Your task:
Search the listing for "half" and copy every line where it appears.
——
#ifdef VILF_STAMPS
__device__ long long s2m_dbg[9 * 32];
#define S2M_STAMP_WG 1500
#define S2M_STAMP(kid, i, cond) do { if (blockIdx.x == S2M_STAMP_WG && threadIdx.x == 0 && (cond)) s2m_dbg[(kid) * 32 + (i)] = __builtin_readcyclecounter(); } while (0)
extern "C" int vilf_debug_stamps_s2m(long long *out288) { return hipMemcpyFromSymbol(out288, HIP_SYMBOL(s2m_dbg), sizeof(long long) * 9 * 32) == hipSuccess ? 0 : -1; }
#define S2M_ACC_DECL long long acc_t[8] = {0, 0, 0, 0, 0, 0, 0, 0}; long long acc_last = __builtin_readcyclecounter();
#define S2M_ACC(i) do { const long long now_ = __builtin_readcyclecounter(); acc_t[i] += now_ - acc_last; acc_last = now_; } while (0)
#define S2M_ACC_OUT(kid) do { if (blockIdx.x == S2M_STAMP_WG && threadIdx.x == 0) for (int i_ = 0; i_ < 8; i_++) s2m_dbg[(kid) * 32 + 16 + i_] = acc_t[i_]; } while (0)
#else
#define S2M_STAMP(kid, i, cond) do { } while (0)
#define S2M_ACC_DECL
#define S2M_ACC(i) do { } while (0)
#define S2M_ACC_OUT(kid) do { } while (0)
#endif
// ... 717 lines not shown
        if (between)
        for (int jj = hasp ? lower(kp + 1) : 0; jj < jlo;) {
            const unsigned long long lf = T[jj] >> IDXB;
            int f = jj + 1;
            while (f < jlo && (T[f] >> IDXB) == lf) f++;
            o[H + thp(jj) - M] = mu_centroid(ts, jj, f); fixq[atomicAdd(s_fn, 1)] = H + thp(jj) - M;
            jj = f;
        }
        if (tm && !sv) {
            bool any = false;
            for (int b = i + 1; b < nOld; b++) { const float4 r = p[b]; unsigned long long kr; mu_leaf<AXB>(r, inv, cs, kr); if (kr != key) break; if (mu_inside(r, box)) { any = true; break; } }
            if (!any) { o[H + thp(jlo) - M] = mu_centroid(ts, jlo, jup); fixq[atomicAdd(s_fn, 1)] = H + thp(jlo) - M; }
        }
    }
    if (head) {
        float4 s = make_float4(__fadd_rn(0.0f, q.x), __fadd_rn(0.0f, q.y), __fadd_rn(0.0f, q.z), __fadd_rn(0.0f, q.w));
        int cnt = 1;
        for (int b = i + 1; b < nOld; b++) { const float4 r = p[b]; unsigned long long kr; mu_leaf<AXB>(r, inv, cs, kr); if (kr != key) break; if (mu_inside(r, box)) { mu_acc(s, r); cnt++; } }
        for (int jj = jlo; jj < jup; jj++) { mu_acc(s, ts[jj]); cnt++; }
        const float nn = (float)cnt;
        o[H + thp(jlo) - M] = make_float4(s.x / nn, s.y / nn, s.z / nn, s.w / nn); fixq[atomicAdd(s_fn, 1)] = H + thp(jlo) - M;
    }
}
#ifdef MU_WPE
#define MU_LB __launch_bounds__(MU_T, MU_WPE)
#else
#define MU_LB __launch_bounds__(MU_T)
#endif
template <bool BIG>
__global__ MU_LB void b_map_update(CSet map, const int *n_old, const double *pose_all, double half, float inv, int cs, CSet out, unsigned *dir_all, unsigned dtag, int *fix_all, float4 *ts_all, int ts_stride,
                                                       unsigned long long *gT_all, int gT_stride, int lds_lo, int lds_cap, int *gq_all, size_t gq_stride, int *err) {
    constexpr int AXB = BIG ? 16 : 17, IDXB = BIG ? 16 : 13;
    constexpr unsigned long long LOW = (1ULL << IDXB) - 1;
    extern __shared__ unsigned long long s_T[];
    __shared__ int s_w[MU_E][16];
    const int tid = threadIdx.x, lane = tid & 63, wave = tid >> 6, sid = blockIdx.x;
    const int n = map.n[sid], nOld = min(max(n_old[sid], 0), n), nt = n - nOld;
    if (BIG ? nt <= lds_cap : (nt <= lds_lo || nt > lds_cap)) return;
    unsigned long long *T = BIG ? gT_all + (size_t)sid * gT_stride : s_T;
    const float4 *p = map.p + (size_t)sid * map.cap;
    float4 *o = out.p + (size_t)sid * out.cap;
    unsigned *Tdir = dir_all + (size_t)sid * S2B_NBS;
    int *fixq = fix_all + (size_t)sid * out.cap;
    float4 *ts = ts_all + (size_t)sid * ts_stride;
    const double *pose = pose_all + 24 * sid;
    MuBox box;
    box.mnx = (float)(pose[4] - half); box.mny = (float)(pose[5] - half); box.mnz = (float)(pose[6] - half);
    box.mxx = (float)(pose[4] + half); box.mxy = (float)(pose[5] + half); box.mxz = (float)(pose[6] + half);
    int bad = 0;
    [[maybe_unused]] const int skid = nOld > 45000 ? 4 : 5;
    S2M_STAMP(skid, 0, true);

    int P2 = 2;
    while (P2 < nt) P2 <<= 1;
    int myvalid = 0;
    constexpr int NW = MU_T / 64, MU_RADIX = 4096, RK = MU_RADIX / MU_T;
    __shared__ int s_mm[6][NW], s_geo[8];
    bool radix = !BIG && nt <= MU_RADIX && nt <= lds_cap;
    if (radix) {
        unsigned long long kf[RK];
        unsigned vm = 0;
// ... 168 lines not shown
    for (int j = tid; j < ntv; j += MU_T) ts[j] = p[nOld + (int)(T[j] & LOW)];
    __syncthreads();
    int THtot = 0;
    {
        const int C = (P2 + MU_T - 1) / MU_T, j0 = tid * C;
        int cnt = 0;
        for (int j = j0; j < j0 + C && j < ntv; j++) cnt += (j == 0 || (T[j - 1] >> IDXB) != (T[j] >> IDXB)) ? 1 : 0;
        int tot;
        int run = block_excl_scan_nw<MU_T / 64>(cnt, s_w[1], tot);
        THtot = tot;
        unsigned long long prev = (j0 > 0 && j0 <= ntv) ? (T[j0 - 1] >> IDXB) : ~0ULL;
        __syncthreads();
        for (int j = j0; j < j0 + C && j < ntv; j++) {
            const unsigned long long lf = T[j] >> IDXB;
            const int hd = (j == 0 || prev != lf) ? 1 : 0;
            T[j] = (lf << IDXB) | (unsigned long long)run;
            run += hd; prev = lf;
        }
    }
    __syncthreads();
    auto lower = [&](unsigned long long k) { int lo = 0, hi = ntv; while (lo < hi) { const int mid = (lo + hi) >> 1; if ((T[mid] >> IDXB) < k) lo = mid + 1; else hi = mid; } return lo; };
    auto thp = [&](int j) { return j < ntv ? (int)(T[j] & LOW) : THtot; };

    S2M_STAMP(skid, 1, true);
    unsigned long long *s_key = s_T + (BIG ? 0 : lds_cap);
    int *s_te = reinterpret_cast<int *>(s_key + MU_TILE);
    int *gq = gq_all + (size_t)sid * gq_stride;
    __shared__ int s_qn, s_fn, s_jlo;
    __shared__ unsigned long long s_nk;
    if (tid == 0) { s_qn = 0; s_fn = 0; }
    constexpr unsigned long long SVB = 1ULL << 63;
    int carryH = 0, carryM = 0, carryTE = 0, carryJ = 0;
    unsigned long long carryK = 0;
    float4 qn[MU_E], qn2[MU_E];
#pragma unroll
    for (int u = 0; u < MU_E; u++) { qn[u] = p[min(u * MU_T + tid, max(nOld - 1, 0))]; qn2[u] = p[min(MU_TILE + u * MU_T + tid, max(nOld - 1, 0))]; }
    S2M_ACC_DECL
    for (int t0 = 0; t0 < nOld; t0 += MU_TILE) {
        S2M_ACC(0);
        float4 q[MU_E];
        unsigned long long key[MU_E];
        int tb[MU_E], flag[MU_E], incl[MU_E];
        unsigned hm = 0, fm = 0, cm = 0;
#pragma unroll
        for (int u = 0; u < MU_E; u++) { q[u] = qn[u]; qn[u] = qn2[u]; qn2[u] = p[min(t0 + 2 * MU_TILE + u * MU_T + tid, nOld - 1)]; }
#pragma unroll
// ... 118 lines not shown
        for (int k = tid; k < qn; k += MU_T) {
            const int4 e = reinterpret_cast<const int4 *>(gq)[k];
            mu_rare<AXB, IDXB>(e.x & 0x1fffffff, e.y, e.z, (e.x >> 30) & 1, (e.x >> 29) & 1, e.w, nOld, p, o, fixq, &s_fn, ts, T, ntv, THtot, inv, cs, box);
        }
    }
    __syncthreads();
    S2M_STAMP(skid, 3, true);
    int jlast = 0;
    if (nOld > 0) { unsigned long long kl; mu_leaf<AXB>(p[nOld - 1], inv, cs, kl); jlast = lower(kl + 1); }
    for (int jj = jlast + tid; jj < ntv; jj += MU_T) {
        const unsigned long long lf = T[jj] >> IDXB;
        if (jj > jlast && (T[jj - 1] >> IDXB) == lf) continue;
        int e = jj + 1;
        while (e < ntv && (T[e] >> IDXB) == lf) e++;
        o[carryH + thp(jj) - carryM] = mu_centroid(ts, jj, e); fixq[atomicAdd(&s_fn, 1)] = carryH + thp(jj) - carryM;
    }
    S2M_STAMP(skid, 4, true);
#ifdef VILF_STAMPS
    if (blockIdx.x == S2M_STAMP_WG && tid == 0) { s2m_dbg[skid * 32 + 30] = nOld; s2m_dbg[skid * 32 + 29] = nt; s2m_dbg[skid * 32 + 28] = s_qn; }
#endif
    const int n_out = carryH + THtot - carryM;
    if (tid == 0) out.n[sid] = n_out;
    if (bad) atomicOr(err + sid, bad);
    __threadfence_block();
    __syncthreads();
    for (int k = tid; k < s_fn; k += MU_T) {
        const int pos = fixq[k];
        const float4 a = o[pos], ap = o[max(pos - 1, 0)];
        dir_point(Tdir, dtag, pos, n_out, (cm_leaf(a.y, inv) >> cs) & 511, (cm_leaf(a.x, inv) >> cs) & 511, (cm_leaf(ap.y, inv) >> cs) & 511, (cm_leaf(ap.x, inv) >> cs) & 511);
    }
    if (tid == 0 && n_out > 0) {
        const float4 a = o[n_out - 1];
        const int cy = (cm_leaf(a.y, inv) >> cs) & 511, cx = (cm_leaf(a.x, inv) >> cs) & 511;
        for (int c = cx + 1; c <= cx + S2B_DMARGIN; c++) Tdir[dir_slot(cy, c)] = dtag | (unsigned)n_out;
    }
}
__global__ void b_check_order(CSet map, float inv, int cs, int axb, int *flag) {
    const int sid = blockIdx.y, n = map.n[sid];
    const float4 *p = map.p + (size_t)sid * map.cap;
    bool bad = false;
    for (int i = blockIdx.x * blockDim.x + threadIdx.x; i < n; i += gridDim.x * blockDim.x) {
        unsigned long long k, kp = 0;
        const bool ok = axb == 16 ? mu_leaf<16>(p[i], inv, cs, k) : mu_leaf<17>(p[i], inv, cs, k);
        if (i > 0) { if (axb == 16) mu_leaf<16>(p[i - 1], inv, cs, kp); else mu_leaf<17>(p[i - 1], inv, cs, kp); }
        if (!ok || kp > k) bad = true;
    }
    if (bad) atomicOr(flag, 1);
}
——
Task answer:
__global__ MU_LB void b_map_update(CSet map, const int *n_old, const double *pose_all, double half, float inv, int cs, CSet out, unsigned *dir_all, unsigned dtag, int *fix_all, float4 *ts_all, int ts_stride,
    box.mnx = (float)(pose[4] - half); box.mny = (float)(pose[5] - half); box.mnz = (float)(pose[6] - half);
    box.mxx = (float)(pose[4] + half); box.mxy = (float)(pose[5] + half); box.mxz = (float)(pose[6] + half);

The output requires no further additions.